Depressão não tem um “lado bom”. Alguém pode até dizer que é verdade, melancolia nos torna criativos, mas isso não é porque a depressão sirva como uma pílula da criatividade infinita, e sim porque a tristeza sufoca tanto, mas tanto, que você não tem por onde deixá-la sair, e o único recurso que resta quando os amigos acabam é a arte. Sobre resolver problemas, o outro tópico coberto pela sinopse da matéria na capa, uma coisa que eu aprendi com a minha depressão foi fugir deles, não resolvê-los. Depressão não dá a inteligência nem a clareza de pensamento que você precisa para resolver seus problemas; pelo contrário, com o tempo você percebe que a sua capacidade cognitiva vai se deteriorando, e seu pensamento fica cada vez menos claro, por diversos fatores.

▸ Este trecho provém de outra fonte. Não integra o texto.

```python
def rope_kv_append_f32(qkv, kcache, vcache, cos_tab, sin_tab, pos_dev, G, T, H, D, table_dtype, kv_scales=None, kv_emulate=False):
    assert qkv.dtype == torch.float32 and qkv.is_contiguous() and qkv.shape == (G * T, 3 * H * D)
    assert kcache.dim() == 4 and kcache.shape[0] == G and kcache[0].is_contiguous() and vcache.stride() == kcache.stride()
    if kv_scales is not None or kv_emulate:
        assert not (kv_scales is not None and kv_emulate)
        if kv_emulate:
            assert kcache.dtype == torch.float32 and vcache.dtype == torch.float32
            ks = vs = None
        else:
            ks, vs = _kv_scales_ok(kv_scales, kcache, vcache)
        check(_lib.load().sx_rope_kv_append_f32_q8(_p(qkv), _p(kcache), _p(vcache), _p(ks), _p(vs), _p(cos_tab), _p(sin_tab), _p(pos_dev),
                                                   G, T, H, D, kcache.shape[2], kcache.stride(0), 0 if ks is None else ks.stride(0),
                                                   _DT[table_dtype], 1 if kv_emulate else 0, _stream()), "sx_rope_kv_append_f32_q8")
        return
    assert kcache.dtype == torch.float32 and vcache.dtype in (torch.float32, table_dtype)
    fn = "sx_rope_kv_append_f32" if vcache.dtype == torch.float32 else "sx_rope_kv_append_f32_v16"
    check(getattr(_lib.load(), fn)(_p(qkv), _p(kcache), _p(vcache), _p(cos_tab), _p(sin_tab), _p(pos_dev), G, T, H, D,
                                   kcache.shape[2], kcache.stride(0), _DT[table_dtype], _stream()), fn)


def attention_f32(qkv, kcache, vcache, pos_dev, G, T, H, D, scale, dtype, tiled=False, nsplit=1, scratch=None, rope=None, kv_scales=None,
                  kv_emulate=False):
    assert qkv.dtype == torch.float32 and qkv.is_contiguous() and qkv.shape[0] == G * T and qkv.shape[1] >= H * D
    assert kcache.shape[0] == G and kcache.shape[1] == H and kcache.shape[3] == D and vcache.stride() == kcache.stride()
    ret, buf, code = _planes_out(G * T, H * D, dtype, qkv.device, tiled)
    a = _lib.AttnF32Args()
    if kv_scales is not None:
        assert not kv_emulate
        ks, vs = _kv_scales_ok(kv_scales, kcache, vcache)
        a.kv_fp8, a.k_scale, a.v_scale, a.scale_seq_stride = 1, _p(ks), _p(vs), ks.stride(0)
    else:
        assert kcache.dtype == torch.float32 and vcache.dtype in ((torch.float32,) if kv_emulate else (torch.float32, dtype))
        a.kv_fp8 = 2 if kv_emulate else 0
    a.q, a.kcache, a.vcache, a.out, a.pos0_dev = _p(qkv), _p(kcache), _p(vcache), _p(buf), _p(pos_dev)
    a.q_row_stride, a.cache_seq_stride = qkv.stride(0), kcache.stride(0)
    a.G, a.T, a.H, a.D, a.Tmax, a.dtype, a.scale, a.causal = G, T, H, D, kcache.shape[2], code, float(scale), 1
    a.v16 = 0 if vcache.dtype in (torch.float32, torch.uint8) else 1
    if nsplit > 1 and T == 1:
        if scratch is None:
            scratch = torch.empty((G, H, nsplit, D + 2), dtype=torch.float32, device=qkv.device)
        assert scratch.dtype == torch.float32 and scratch.numel() >= G * H * nsplit * (D + 2)
        a.nsplit, a.scratch = nsplit, _p(scratch)
    if rope is not None:
        assert T == 1 and D == 128 and qkv.shape[1] == 3 * H * D
        cos, sin = rope
        a.rope_cos, a.rope_sin = _p(cos), _p(sin)
        a.k_new, a.v_new = qkv.data_ptr() + 4 * H * D, qkv.data_ptr() + 8 * H * D
    check(_lib.load().sx_attention_f32(C.byref(a), _stream()), "sx_attention_f32")
    return ret


def attention_f32_full(q, k, v, scale, dtype):
    B, Sq, H, D = q.shape
    Skv = k.shape[1]
    assert q.dtype == k.dtype == v.dtype == torch.float32 and k.shape == (B, Skv, H, D) and v.shape == k.shape
    assert q.stride(3) == 1 and q.stride(2) == D and q.stride(0) == Sq * q.stride(1), "q rows must be [B*Sq] rows of H*D heads"
    assert k.stride(3) == 1 and v.stride() == k.stride()
    ret, buf, code = _planes_out(B * Sq, H * D, dtype, q.device, False)
    a = _lib.AttnF32Args()
    a.q, a.kcache, a.vcache, a.out, a.pos0_dev = _p(q), _p(k), _p(v), _p(buf), None
    a.q_row_stride, a.cache_seq_stride, a.kv_row_stride, a.kv_head_stride = q.stride(1), k.stride(0), k.stride(1), k.stride(2)
    a.G, a.T, a.H, a.D, a.Tmax, a.dtype, a.scale, a.causal = B, Sq, H, D, Skv, code, float(scale), 0
    check(_lib.load().sx_attention_f32(C.byref(a), _stream()), "sx_attention_f32")
    return ret


def linear_planes(x32, w, w_tiles=None, **kw):
    M, K = x32.shape
    N = w.shape[0]
    if M <= 32 and K % 64 == 0 and K >= 256 and N % 32 == 0:
        return gemv(split16(x32, w.dtype, tiled=True), w, w_tiles=w_tiles, **kw)
    return gemm(split16(x32, w.dtype), w, a_planes=2, **kw)


def rope_kv_append(qkv, kcache, vcache, cos_tab, sin_tab, pos0_dev, H, D):
    lib = _lib.load()
    T = qkv.shape[0]
    assert qkv.is_contiguous() and qkv.shape[1] == 3 * H * D
    check(lib.sx_rope_kv_append(_p(qkv), _p(kcache), _p(vcache), _p(cos_tab), _p(sin_tab), _p(pos0_dev), T, H, D,
                                kcache.shape[1], _DT[qkv.dtype], _stream()), "sx_rope_kv_append")


def embedding(ids_i32, table):
    lib = _lib.load()
    T = ids_i32.numel()
    out = torch.empty((T, table.shape[1]), dtype=torch.float32, device=table.device)
    check(lib.sx_embedding(_p(ids_i32), _p(table), _p(out), T, table.shape[1], _DT[table.dtype], _stream()),
          "sx_embedding")
    return out


def scatter_rows(src, rows_i32, dst):
    lib = _lib.load()
    assert src.dtype == torch.float32 and dst.dtype == torch.float32 and src.is_contiguous() and dst.is_contiguous()
    check(lib.sx_scatter_rows(_p(src), _p(rows_i32), _p(dst), src.shape[0], src.shape[1], _stream()),
          "sx_scatter_rows")


def greedy_next(logits, vocab, img_ids_dev, prev_id_dev, next_id_dev, out_ids=None, step_dev=None):
    lib = _lib.load()
    assert logits.dtype == torch.float32
    cap = out_ids.numel() if out_ids is not None else 0
    check(lib.sx_greedy_next_b(_p(logits), 0, vocab, _p(img_ids_dev), img_ids_dev.numel(), _p(prev_id_dev),
                               _p(next_id_dev), _p(out_ids), cap, _p(step_dev), 1, _stream()), "sx_greedy_next")


def cast(x, dtype):
    lib = _lib.load()
    assert x.is_contiguous()
    y = torch.empty(x.shape, dtype=dtype, device=x.device)
    check(lib.sx_cast(_p(x), _DT[x.dtype], _p(y), _DT[dtype], x.numel(), _stream()), "sx_cast")
    return y


OPERAND_PLANES = 1


def split_bf16(x, role="a"):
    lib = _lib.load()
    assert x.dtype == torch.float32 and x.is_contiguous() and x.shape[-1] % 4 == 0
    Cc = x.shape[-1]
    out = torch.empty(x.shape[:-1] + (3 * Cc,), dtype=torch.bfloat16, device=x.device)
    check(lib.sx_split_bf16(_p(x), _p(out), x.numel() // Cc, Cc, {"a": 0, "w": 1}[role], _stream()), "sx_split_bf16")
    return out


def copy2d(src, dst, dst_col_off=0):
    lib = _lib.load()
    assert src.dtype == torch.float32 and dst.dtype == torch.float32 and src.dim() == 2 and dst.dim() == 2
    assert src.stride(1) == 1 and dst.stride(1) == 1
    d = dst[:, dst_col_off:dst_col_off + src.shape[1]]
    check(lib.sx_copy2d_f32(_p(src), src.stride(0), C.c_void_p(d.data_ptr()), dst.stride(0), src.shape[0],
                            src.shape[1], _stream()), "sx_copy2d_f32")


def add(a, b):
    lib = _lib.load()
    assert a.dtype == torch.float32 and b.dtype == torch.float32 and a.is_contiguous() and b.is_contiguous()
    y = torch.empty_like(a)
    check(lib.sx_add_f32(_p(a), _p(b), _p(y), a.numel(), _stream()), "sx_add_f32")
    return y


def patchify(img, patch, kpad, dtype):
    lib = _lib.load()
    assert img.dtype == torch.float32 and img.is_contiguous() and img.shape[1] == 3 and img.shape[2] == img.shape[3]
    B, _, S, _ = img.shape
    g = S // patch
    out = torch.empty((B * g * g, kpad), dtype=dtype, device=img.device)
    check(lib.sx_patchify(_p(img), _p(out), B, S, patch, kpad, _DT[dtype], _stream()), "sx_patchify")
    return out


def im2col3x3_small(x, kpad, dtype):
    lib = _lib.load()
    assert x.dtype == torch.float32 and x.is_contiguous() and x.dim() == 4
    B, H, W, Cin = x.shape
    out = torch.empty((B * H * W, kpad), dtype=dtype, device=x.device)
    check(lib.sx_im2col3x3_small(_p(x), _p(out), B, H, W, Cin, kpad, _DT[dtype], _stream()), "sx_im2col3x3_small")
    return out


def avgpool_tokens(x, k):
    lib = _lib.load()
    assert x.dtype == torch.float32 and x.is_contiguous()
    B, L, D = x.shape
    y = torch.empty((B, L // k, D), dtype=torch.float32, device=x.device)
    check(lib.sx_avgpool_tokens(_p(x), _p(y), B, L, D, k, _stream()), "sx_avgpool_tokens")
    return y


def timestep_embedding(t, dim, dtype, idx_dev=None, n=None):
    lib = _lib.load()
    assert t.dtype == torch.float32
    n = n if n is not None else t.numel()
    out = torch.empty((n, dim), dtype=dtype, device=t.device)
    check(lib.sx_timestep_embedding(_p(t), _p(idx_dev), _p(out), n, dim, _DT[dtype], _stream()),
          "sx_timestep_embedding")
    return out


def nchw_to_nhwc(src, ld=None, dst=None):
    lib = _lib.load()
    B, Cc, H, W = src.shape
# ... 152 lines not shown
```

seed-x_amd/unet.py:

```python
import math
import os
import types

import torch

from . import ops
from .llama import glu_pack_rows

LN_FOLD = os.environ.get("SX_LN_FOLD", "1") != "0"

SDXL_BASE_CONFIG = dict(in_channels=4, out_channels=4, block_out_channels=(320, 640, 1280), layers_per_block=2,
                        down_attn=(False, True, True), up_attn=(True, True, False), transformer_layers=(1, 2, 10),
                        heads=(5, 10, 20), cross_attention_dim=2048, addition_time_embed_dim=256, pooled_dim=1280,
                        norm_groups=32, sample_size=128)


class UNetOutput:
    def __init__(self, sample):
        self.sample = sample
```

Estar triste de vez em quando é saudável, contornável e faz parte da vida. Ter depressão não. Colocando na capa de um exemplar que um transtorno mental tão grave e que mata tanto (não tenho dados porque é impossível inferir que a causa da morte de alguém foi depressão sendo que a maioria não busca tratamento, mas, no Brasil, 17 milhões de pessoas sofriam com a depressão em 2010, segundo a própria revista) talvez não seja tão grave assim, e talvez seja até desejável, a revista está endossando a violência psicológica que os portadores de depressão sofrem quando buscam apoio em familiares e amigos e não o encontram – porque “você é forte, pode sair dessa”, “você não está se esforçando o suficiente”, “talvez se você tentasse, conseguisse se dar bem”, entre outras coisas que qualquer um que tenha depressão há um tempo considerável já deve ter escutado. As intenções dessas pessoas podem até ser boas, mas ouvir isso não ajuda, pelo contrário, só nos faz sentir piores, mais incapazes, mais inúteis por não conseguir tomar as rédeas da própria vida, como qualquer pessoa deveria ser capaz de fazer. E aí nós nos fechamos, não corremos atrás de tratamento, vamos guardando as coisas para nós, até que não aguentamos mais e entramos para as estatísticas de suicídio, causa da morte de 26 brasileiros por dia em junho de 2013, segundo a Folha.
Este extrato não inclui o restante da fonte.